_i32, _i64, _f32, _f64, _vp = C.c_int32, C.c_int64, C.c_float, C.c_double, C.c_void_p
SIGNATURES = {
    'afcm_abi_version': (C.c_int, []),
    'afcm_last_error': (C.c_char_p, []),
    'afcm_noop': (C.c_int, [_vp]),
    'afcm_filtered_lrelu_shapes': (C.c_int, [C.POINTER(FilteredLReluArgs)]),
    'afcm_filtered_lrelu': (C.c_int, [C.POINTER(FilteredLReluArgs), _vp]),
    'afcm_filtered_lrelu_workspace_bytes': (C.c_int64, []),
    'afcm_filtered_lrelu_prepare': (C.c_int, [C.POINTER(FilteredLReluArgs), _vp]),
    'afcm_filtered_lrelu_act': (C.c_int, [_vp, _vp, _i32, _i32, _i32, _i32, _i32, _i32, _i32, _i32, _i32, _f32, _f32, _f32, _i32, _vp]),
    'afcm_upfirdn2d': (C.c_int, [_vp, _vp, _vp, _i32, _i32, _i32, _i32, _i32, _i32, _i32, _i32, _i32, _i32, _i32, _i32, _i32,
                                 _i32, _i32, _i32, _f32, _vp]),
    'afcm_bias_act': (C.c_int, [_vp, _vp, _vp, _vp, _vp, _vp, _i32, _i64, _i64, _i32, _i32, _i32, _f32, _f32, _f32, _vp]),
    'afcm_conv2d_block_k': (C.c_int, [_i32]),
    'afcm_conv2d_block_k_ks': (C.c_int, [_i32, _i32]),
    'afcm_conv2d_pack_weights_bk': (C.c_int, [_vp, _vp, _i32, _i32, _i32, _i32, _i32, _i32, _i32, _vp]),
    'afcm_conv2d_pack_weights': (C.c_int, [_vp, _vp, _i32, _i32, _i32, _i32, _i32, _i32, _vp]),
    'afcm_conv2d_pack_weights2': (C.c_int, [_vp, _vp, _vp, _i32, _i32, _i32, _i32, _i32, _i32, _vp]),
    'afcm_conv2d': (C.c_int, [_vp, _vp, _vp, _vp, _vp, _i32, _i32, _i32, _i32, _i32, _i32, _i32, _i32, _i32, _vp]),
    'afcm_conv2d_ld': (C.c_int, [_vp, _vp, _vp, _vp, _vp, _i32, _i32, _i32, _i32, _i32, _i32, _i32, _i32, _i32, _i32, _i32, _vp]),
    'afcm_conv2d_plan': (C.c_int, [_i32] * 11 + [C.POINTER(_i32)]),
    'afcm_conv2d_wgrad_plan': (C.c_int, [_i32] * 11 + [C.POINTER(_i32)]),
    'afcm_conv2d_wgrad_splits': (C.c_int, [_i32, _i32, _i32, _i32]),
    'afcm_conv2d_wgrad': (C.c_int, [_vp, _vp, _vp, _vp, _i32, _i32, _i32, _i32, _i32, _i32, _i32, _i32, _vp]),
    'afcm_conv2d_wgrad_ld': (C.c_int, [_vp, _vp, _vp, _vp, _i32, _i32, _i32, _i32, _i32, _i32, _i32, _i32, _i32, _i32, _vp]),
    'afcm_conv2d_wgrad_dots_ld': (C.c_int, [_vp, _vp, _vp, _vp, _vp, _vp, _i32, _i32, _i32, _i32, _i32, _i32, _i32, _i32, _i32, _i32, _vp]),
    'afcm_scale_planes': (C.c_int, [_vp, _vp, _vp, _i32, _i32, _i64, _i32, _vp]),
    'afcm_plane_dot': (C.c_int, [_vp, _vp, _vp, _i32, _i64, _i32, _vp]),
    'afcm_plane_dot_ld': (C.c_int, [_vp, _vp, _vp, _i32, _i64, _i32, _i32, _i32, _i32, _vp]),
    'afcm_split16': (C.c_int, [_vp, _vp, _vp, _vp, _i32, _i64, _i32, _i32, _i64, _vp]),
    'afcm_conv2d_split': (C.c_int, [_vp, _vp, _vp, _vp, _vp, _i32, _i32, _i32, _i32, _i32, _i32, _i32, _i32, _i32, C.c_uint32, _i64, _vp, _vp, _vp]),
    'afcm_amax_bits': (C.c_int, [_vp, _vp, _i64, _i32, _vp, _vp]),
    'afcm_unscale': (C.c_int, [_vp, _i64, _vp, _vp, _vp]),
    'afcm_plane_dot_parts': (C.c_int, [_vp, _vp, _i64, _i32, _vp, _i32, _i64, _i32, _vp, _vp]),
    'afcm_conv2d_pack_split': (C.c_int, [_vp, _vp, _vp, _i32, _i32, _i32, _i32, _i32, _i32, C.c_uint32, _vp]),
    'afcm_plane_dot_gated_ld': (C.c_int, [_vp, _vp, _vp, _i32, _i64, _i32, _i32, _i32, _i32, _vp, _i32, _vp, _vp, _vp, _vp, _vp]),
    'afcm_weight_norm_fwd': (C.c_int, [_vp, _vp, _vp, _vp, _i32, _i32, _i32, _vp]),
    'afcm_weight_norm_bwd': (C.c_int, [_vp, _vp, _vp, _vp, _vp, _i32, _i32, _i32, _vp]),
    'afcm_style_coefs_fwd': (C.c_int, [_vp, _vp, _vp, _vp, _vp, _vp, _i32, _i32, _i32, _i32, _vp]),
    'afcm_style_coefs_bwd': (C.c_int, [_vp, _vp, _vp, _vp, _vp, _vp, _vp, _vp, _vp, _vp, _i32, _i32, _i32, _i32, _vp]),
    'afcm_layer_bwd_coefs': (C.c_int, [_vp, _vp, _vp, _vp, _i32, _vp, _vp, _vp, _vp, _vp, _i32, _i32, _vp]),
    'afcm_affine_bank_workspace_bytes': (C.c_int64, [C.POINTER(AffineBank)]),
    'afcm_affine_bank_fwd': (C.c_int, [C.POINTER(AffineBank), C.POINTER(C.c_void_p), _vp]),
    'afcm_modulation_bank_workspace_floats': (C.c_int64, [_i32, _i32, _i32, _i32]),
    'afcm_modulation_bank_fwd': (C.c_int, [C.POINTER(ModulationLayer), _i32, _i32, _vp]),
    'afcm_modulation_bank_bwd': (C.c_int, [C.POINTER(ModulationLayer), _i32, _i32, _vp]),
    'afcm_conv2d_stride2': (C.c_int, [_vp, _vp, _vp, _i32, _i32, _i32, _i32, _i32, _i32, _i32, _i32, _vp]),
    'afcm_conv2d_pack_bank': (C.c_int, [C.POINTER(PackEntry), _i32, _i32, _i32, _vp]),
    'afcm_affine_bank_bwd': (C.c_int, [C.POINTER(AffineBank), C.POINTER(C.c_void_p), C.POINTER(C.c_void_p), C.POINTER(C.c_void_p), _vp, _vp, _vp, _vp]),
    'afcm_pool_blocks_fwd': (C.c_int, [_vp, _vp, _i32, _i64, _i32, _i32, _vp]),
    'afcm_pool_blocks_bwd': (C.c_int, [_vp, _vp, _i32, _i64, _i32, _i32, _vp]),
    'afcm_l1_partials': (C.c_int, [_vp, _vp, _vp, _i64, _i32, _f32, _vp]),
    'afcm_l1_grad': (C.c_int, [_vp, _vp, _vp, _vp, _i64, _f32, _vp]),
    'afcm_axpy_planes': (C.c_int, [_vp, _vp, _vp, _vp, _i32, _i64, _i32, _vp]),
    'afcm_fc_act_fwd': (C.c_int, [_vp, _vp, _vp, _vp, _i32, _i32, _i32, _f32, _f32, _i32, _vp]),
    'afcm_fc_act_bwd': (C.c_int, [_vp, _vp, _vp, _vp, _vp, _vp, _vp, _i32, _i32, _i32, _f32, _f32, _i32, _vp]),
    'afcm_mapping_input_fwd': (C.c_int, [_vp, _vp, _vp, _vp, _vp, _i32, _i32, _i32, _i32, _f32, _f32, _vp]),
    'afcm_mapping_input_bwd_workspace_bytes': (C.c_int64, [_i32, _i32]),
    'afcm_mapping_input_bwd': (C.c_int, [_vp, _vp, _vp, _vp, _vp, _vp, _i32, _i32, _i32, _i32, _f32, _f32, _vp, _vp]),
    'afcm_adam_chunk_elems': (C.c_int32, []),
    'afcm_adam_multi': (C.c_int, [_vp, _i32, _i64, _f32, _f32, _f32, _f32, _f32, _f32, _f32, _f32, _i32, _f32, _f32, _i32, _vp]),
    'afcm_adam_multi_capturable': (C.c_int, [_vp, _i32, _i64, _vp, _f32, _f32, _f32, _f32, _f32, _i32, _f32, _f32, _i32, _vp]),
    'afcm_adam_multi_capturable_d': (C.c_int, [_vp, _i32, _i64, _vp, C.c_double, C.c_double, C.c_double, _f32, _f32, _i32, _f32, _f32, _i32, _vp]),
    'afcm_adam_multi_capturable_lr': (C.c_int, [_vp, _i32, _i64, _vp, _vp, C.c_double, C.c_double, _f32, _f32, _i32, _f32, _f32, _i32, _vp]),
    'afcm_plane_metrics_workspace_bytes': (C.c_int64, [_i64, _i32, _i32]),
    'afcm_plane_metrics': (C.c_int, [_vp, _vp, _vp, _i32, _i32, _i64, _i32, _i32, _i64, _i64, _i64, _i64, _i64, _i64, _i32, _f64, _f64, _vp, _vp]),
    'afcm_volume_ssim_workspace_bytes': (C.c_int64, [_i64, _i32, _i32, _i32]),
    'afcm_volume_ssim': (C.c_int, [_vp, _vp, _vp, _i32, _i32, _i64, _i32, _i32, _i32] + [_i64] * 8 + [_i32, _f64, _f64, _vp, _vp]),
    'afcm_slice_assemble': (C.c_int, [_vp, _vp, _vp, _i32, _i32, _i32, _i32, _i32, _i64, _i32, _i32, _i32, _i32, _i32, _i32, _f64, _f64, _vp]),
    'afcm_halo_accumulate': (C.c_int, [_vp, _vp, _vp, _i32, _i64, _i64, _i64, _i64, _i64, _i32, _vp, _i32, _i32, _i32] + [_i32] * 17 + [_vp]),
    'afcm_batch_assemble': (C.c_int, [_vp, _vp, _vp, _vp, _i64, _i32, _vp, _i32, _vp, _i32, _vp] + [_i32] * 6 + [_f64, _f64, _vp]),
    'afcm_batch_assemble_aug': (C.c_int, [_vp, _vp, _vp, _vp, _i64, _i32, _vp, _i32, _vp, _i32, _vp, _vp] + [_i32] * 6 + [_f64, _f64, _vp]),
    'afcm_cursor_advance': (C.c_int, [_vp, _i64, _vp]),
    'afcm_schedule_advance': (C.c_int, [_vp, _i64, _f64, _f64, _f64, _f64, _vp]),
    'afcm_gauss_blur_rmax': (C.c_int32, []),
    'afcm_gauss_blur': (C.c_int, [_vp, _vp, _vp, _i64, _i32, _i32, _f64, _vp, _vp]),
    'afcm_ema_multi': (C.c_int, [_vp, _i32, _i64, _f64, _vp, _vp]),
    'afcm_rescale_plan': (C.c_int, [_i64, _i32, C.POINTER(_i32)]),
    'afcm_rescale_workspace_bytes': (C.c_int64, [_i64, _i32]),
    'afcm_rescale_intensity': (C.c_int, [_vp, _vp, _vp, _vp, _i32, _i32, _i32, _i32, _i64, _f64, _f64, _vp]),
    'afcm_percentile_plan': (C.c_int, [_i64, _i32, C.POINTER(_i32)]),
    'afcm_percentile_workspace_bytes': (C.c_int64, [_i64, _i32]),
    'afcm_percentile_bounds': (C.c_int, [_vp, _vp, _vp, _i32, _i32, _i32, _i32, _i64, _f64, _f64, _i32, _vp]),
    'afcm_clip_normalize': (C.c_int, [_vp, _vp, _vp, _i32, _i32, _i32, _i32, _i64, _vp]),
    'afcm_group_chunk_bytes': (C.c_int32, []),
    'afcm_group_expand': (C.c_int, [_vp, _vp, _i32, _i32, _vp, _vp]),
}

--

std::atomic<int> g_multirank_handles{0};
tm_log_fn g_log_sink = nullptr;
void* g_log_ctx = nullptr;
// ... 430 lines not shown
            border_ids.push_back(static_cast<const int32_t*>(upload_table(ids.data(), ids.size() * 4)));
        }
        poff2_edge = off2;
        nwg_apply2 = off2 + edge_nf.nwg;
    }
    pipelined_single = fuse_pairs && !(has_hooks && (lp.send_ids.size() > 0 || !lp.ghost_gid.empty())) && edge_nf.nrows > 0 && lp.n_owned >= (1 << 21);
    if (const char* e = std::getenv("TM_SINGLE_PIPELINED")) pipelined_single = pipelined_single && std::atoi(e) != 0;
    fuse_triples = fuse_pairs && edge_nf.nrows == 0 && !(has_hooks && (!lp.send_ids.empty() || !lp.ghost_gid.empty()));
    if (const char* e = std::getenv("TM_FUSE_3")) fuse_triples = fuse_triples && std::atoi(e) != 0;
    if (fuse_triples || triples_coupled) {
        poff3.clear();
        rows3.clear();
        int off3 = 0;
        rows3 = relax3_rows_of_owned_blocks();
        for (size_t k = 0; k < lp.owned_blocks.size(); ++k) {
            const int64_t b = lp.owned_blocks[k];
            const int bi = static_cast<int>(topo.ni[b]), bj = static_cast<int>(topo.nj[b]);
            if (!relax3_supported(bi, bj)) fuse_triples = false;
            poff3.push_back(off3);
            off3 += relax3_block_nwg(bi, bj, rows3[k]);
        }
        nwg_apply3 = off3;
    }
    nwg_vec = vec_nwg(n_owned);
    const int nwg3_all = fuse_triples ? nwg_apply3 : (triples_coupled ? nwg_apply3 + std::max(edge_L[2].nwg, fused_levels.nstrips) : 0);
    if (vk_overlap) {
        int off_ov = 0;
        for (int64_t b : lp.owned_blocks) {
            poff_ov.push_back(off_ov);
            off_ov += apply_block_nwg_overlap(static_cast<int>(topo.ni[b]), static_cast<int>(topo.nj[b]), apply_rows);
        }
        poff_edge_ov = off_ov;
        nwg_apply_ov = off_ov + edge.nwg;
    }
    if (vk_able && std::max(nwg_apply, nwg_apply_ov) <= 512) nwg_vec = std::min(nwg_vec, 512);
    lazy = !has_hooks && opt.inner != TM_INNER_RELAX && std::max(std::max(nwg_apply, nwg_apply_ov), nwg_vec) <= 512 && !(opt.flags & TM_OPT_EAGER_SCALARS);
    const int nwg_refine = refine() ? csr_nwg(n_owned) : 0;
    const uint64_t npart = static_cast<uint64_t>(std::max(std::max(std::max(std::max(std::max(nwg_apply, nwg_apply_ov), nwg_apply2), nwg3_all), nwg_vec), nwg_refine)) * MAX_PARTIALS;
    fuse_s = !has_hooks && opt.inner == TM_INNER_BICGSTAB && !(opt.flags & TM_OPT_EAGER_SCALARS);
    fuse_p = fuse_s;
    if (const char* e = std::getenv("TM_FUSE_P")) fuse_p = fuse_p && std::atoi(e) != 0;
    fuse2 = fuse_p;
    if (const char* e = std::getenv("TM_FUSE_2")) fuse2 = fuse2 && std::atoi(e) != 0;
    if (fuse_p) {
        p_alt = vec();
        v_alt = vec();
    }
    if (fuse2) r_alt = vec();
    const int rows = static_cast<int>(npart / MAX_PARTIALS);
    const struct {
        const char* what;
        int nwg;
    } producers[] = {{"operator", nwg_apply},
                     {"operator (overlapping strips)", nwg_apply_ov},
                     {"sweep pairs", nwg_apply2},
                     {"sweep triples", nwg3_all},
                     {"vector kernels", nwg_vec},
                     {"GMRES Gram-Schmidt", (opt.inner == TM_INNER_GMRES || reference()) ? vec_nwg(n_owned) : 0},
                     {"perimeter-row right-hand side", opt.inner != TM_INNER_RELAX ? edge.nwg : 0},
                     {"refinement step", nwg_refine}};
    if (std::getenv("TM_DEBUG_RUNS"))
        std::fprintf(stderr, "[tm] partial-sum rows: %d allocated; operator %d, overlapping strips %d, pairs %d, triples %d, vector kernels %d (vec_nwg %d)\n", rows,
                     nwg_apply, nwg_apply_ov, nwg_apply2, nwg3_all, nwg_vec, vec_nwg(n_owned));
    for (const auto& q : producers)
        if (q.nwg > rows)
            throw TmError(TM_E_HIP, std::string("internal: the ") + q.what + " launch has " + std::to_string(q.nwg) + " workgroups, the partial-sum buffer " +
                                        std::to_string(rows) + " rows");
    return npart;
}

Required work -> Go through the lines above and count those that include "empty"; give the total and nothing more.

Exercise response -> 2